Report: Egypt

Irish teenager’s family wants unconditional release from Egyptian jail

Police disperse an anti-government demonstration in Mataryya area, east of Cairo, this week
Police disperse an anti-government demonstration in Mataryya area, east of Cairo, this week Reuters/Al Youm Al Saabi Newspaper

The family of an Irish teenager detained in Egypt say the Irish government is making the wrong demands for him to be freed. Nosayba Halawa told RFI that her brother Ibrahim is unlikely to be freed from Tora prison in Cairo if the Irish continue to demand a fair trial rather than that he be freed unconditionally. 


Halawa has been jailed, awaiting trial, since 2013 after he was detained at a protest in Cairo's Ramses Square.

Ibrahim Halawa has been awaiting trial since August 2013, along with 493 other people.

He was detained in one of a series of sweeping arrests made at a protest in Cairo in the days following what has come to be known as the Raba'a crackdown.

Halawa and his sisters reportedly joined the protests in Ramses Square in outrage at the death of at least 817 people in Raba'a square three days earlier.

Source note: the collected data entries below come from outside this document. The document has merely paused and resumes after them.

@@ -304,11 +373,12 @@
     }
 }
 
-template <class Cfg, int T>
+template <class Cfg, int T, int ZE = 0>
 struct BfWldsSteps {
     static __device__ __forceinline__ void run(int g, int lane, int tid, const void* wp, char* ring, int gc0, int nchunk_total, int mb0,
                                                const char* ldsb, int voxbase0, f32x4 (*acc)[Cfg::NREP], BfWPiece& piece, bf16x8* bh0, bf16x8* bl0,
-                                               bf16x8* bh1, bf16x8* bl1) {
+                                               bf16x8* bh1, bf16x8* bl1, const char* zs = nullptr) {
+        constexpr unsigned ROWS = BfZEdge<Cfg, ZE>::rows(T < BfWlds<Cfg>::NSTEP ? T : 0);
         using W = BfWlds<Cfg>;
         constexpr int NSTEP = W::NSTEP;
         if constexpr (T < NSTEP) {
@@ -317,17 +387,17 @@
             bf16x8 ah[Cfg::MREP], al[Cfg::MREP];
             bf_wlds_load_a<Cfg, T>(ring, gc, mb0, lane, ah, al);
             if constexpr (T + 1 < NSTEP) {
-                if constexpr ((T & 1) == 0) bf_conv_load_x<Cfg, T + 1>(g, ldsb, voxbase0, bh1, bl1);
-                else bf_conv_load_x<Cfg, T + 1>(g, ldsb, voxbase0, bh0, bl0);
+                if constexpr ((T & 1) == 0) bf_conv_load_x<Cfg, T + 1, ZE>(g, ldsb, voxbase0, bh1, bl1, zs);
+                else bf_conv_load_x<Cfg, T + 1, ZE>(g, ldsb, voxbase0, bh0, bl0, zs);
             }
             __builtin_amdgcn_sched_barrier(0);
-            if constexpr ((T & 1) == 0) bf_mfma_step<Cfg::MREP, Cfg::NREP, CfgFmt<Cfg>::F16, CfgFmt<Cfg>::ONE>(ah, al, bh0, bl0, acc);
-            else bf_mfma_step<Cfg::MREP, Cfg::NREP, CfgFmt<Cfg>::F16, CfgFmt<Cfg>::ONE>(ah, al, bh1, bl1, acc);
+            if constexpr ((T & 1) == 0) bf_mfma_step<Cfg::MREP, Cfg::NREP, CfgFmt<Cfg>::F16, CfgFmt<Cfg>::ONE, ROWS>(ah, al, bh0, bl0, acc);
+            else bf_mfma_step<Cfg::MREP, Cfg::NREP, CfgFmt<Cfg>::F16, CfgFmt<Cfg>::ONE, ROWS>(ah, al, bh1, bl1, acc);
             if constexpr (T % W::WC == W::WC - 1) {
                 if (gc + 1 < nchunk_total) bf_wlds_store<Cfg>(ring, gc + 1, tid, piece);
                 __syncthreads();
             }
-            BfWldsSteps<Cfg, T + 1>::run(g, lane, tid, wp, ring, gc0, nchunk_total, mb0, ldsb, voxbase0, acc, piece, bh0, bl0, bh1, bl1);
+            BfWldsSteps<Cfg, T + 1, ZE>::run(g, lane, tid, wp, ring, gc0, nchunk_total, mb0, ldsb, voxbase0, acc, piece, bh0, bl0, bh1, bl1, zs);
         }
     }
 };
@@ -457,6 +527,135 @@
         }
     }
     if constexpr (F16) sat::commit(sat_amax);
+}
+
+__host__ __device__ __forceinline__ int bf_zedge_class(int oz0, int TD, int OD) {
+    return oz0 + TD > OD ? 0 : (oz0 == 0 ? 1 : 0) | (oz0 + TD == OD ? 2 : 0);
+}
+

His case has yet to be tried in an Egyptian court, as the authorities have struggled to find a court room big enough to hold 494 people.

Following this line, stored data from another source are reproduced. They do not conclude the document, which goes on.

@@ -17,23 +17,37 @@
   static constexpr int STAGING_OFFSET = STAGES * STAGE_BYTES;
   static constexpr int STAGING_PER_WARP = 2 * GEMM_STAGING_BYTES;
   static constexpr int BAR_OFFSET = STAGING_OFFSET + G2_EPI_WARPS * STAGING_PER_WARP;
-  static constexpr int SMEM_BYTES = BAR_OFFSET + 256;
+  static constexpr int RES_BAR_OFFSET = BAR_OFFSET + 128;
+  static constexpr int XCHG_BAR_OFFSET = BAR_OFFSET + 192;
+  static constexpr int XCHG_OFFSET = BAR_OFFSET + 256;
+  static constexpr int XCHG_BYTES = 2 * XCHG_NP * 2 * 128 * 8;
+  static constexpr int SMEM_BYTES = XCHG_OFFSET + XCHG_BYTES;
   static constexpr int TMEM_COLS = 2 * G2_BN;
+  static_assert(8 * (2 * STAGES + 4) + 4 <= 128, "ring barriers overlap the LayerNorm barriers");
   static_assert(SMEM_BYTES <= 232448, "exceeds the 227 KiB per-CTA shared memory limit");
 };
 
+struct G2Ln {
+  const float* gamma = nullptr;
+  const float* beta = nullptr;
+  float eps = 0.0f;
+};
+
 __device__ long long* g_gemm2_clock = nullptr;
 __device__ int g_gemm2_flags = 0;
 
-template <int STAGES, int EPI, bool TL = false>
-__global__ void __cluster_dims__(2, 1, 1) __launch_bounds__(G2_THREADS, 1)
+template <int STAGES, int EPI, bool TL = false, int NP = 1>
+__global__ void __cluster_dims__(2 * NP, 1, 1) __launch_bounds__(G2_THREADS, 1)
 gemm2_h16_pair_kernel(const __grid_constant__ CUtensorMap tm_a,
                        const __grid_constant__ CUtensorMap tm_b,
                        const __grid_constant__ CUtensorMap tm_out,
+                       const __grid_constant__ CUtensorMap tm_res,
                        const float* __restrict__ bias, const h16* __restrict__ resid, int M, int N,
-                       int K, const int* __restrict__ m_dev) {
+                       int K, const int* __restrict__ m_dev, const G2Ln ln) {
   if (m_dev != nullptr) M = __ldg(m_dev);
-  using Cfg = Gemm2Cfg<STAGES>;
+  constexpr bool LN = EPI == EPI_BIAS_RESID_LN;
+  static_assert(!LN || !TL, "the LayerNorm epilogue has no profiling instantiation");
+  using Cfg = Gemm2Cfg<STAGES, LN ? NP : 0>;
   extern __shared__ __align__(1024) uint8_t smem[];
   const uint32_t smem_base = smem_u32(smem);
   if ((smem_base & 1023u) != 0) __trap();
@@ -42,6 +56,8 @@
   const uint32_t empty_bar = full_bar + 8u * STAGES;
   const uint32_t tfull_bar = empty_bar + 8u * STAGES;
   const uint32_t tempty_bar = tfull_bar + 16u;
+  const uint32_t res_bar0 = smem_base + Cfg::RES_BAR_OFFSET;
+  const uint32_t xchg_bar0 = smem_base + Cfg::XCHG_BAR_OFFSET;
   volatile uint32_t* tmem_slot =
       reinterpret_cast<volatile uint32_t*>(smem + Cfg::BAR_OFFSET + 8 * (2 * STAGES + 4));
 
@@ -49,12 +65,17 @@
   const int lane = threadIdx.x & 31;
   const int flags = TL ? g_gemm2_flags : 0;
   const uint32_t rank = cluster_ctarank();
-  const bool leader = rank == 0;
+  const uint32_t lead = rank & ~1u;
+  const uint32_t prank = rank & 1u;
+  const bool leader = prank == 0;
+  const int pair = static_cast<int>(rank >> 1);
+  const uint16_t pair_mask = static_cast<uint16_t>(3u << lead);
 
   if (warp == 0 && elect_one()) {
     tma_prefetch_desc(&tm_a);
     tma_prefetch_desc(&tm_b);
     tma_prefetch_desc(&tm_out);
+    if constexpr (LN) tma_prefetch_desc(&tm_res);
   }
   if (warp == 1 && elect_one()) {
     for (int s = 0; s < STAGES; ++s) {
@@ -64,6 +85,10 @@
     for (int s = 0; s < 2; ++s) {
       mbar_init(tfull_bar + 8u * s, 1);
       mbar_init(tempty_bar + 8u * s, 2 * G2_EPI_WARPS);
+    }
+    if constexpr (LN) {
+      for (int w = 0; w < G2_EPI_WARPS; ++w) mbar_init(res_bar0 + 8u * w, 1);
+      for (int b = 0; b < 8; ++b) mbar_init(xchg_bar0 + 8u * b, 1);
     }
     mbar_fence_init();
   }
@@ -78,8 +103,10 @@
   const int n_tiles = N / G2_BN;
   const int total = m_pairs * n_tiles;
   const int kblocks = K / GEMM_BK;
-  const int cluster_id = blockIdx.x >> 1;
-  const int n_clusters = gridDim.x >> 1;
+  const int cluster_id = blockIdx.x / (2 * NP);
+  const int n_clusters = gridDim.x / (2 * NP);
+  const int tile0 = NP > 1 || LN ? cluster_id * n_tiles + pair : cluster_id;
+  const int tile_step = NP > 1 || LN ? n_clusters * n_tiles : n_clusters;
   long long* const clk = (TL && blockIdx.x < 2) ? g_gemm2_clock : nullptr;
   int clk_n = 0;
 #define G2_STAMP(role)                                                                       \
@@ -91,13 +118,13 @@
 
   if (warp == 0) {
     if (elect_one()) {
-      const uint32_t lead_full0 = mapa_shared(full_bar, 0);
+      const uint32_t lead_full0 = mapa_shared(full_bar, lead);
       int stage = 0;
       uint32_t phase = 0;
-      for (int tile = cluster_id; tile < total; tile += n_clusters) {
+      for (int tile = tile0; tile < total; tile += tile_step) {
         const int m_pair = tile / n_tiles, n_blk = tile % n_tiles;
-        const int row_a = m_pair * 256 + static_cast<int>(rank) * 128;
-        const int row_b = n_blk * G2_BN + static_cast<int>(rank) * (G2_BN / 2);
+        const int row_a = m_pair * 256 + static_cast<int>(prank) * 128;
+        const int row_b = n_blk * G2_BN + static_cast<int>(prank) * (G2_BN / 2);
         for (int kb = 0; kb < kblocks; ++kb) {
           mbar_wait(empty_bar + 8u * stage, phase ^ 1u);
           G2_STAMP(0);
@@ -120,7 +147,7 @@
       int stage = 0;
       uint32_t phase = 0;
       int local = 0;
-      for (int tile = cluster_id; tile < total; tile += n_clusters, ++local) {
+      for (int tile = tile0; tile < total; tile += tile_step, ++local) {
         const int as = local & 1;
         const uint32_t aphase = (local >> 1) & 1u;
         mbar_wait_cluster(tempty_bar + 8u * as, aphase ^ 1u);
@@ -140,11 +167,11 @@
               tc_mma_f16_ss_pair(d_tmem, a_desc + 2u * k, b_desc + 2u * k, idesc,
                                  static_cast<uint32_t>((kb | k) != 0));
           }
-          tc_commit_pair(empty_bar + 8u * stage, 3);
+          tc_commit_pair(empty_bar + 8u * stage, pair_mask);
           G2_STAMP(1);
           if (++stage == STAGES) { stage = 0; phase ^= 1u; }
         }
-        tc_commit_pair(tfull_bar + 8u * as, 3);
+        tc_commit_pair(tfull_bar + 8u * as, pair_mask);
       }
     }
   } else if (warp >= 4) {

The case also includes at least nine people, including Halawa, who were minors at the time of their arrest.

But Nosayba Halawa says that, while she is grateful for the efforts of the Irish government, she feels requesting a fair trial is asking for the impossible in Egypt.

"I want the Irish government to ask for his release,” she told RFI. “I don't want a fair trial for my brother. There is no fair court or justice in Egypt. If he was anywhere else in the world, he wouldn't spend a minute in prison."

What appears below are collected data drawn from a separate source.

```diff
diff --git a/oai_analysis_2_b200/ops.py b/oai_analysis_2_b200/ops.py
--- a/oai_analysis_2_b200/ops.py
+++ b/oai_analysis_2_b200/ops.py
@@ -562,12 +562,17 @@
     return torch.from_numpy(dst).to(device)
 
 
-def convt2_igemm(src, wpack, bias, cout, relu=True, ab_format=0, region=None, out=None):
+def convt2_igemm(src, wpack, bias, cout, relu=True, ab_format=0, region=None, out=None, flags=0):
     NT, D, H, W, cin = src.shape
     assert src.is_contiguous()
     if out is None:
         out = torch.empty((NT, 2 * D, 2 * H, 2 * W, cout), dtype=_DT16[ab_format], device=src.device)
     reg = None if region is None else np.asarray(region, dtype=np.int32)
+    if reg is not None and reg.size == 6:
+        check(lib.oai_convt2_igemm_box(ptr(src), cin, NT, D, H, W, ptr(wpack), c_size(wpack.numel()), ptr(bias), cout,
+                                       int(relu), ab_format, ptr(out), ptr(reg), flags, stream_ptr()), "convt2_igemm")
+        return out
+    assert flags == 0, "flags go with a six-entry region"
     check(lib.oai_convt2_igemm(ptr(src), cin, NT, D, H, W, ptr(wpack), c_size(wpack.numel()), ptr(bias), cout,
                                int(relu), ab_format, ptr(out), ptr(reg), stream_ptr()), "convt2_igemm")
     return out
```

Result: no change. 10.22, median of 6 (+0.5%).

She also says that requesting a fair trial could also have unintended consequences:

"They're asking for a fair trial and I want them to ask for immediate release for my brother. I don't want them to wait until my brother gets the death penalty and we have to come and say "Please, can we wait for that to become a trial so that maybe he gets 10 or 15 years.""

The mass trial of 494 people, including Halawa, is scheduled for early February.

However there is no guarantee that the hearing will take place, as the Egyptian authorities are yet to find or build a venue big enough for the trial.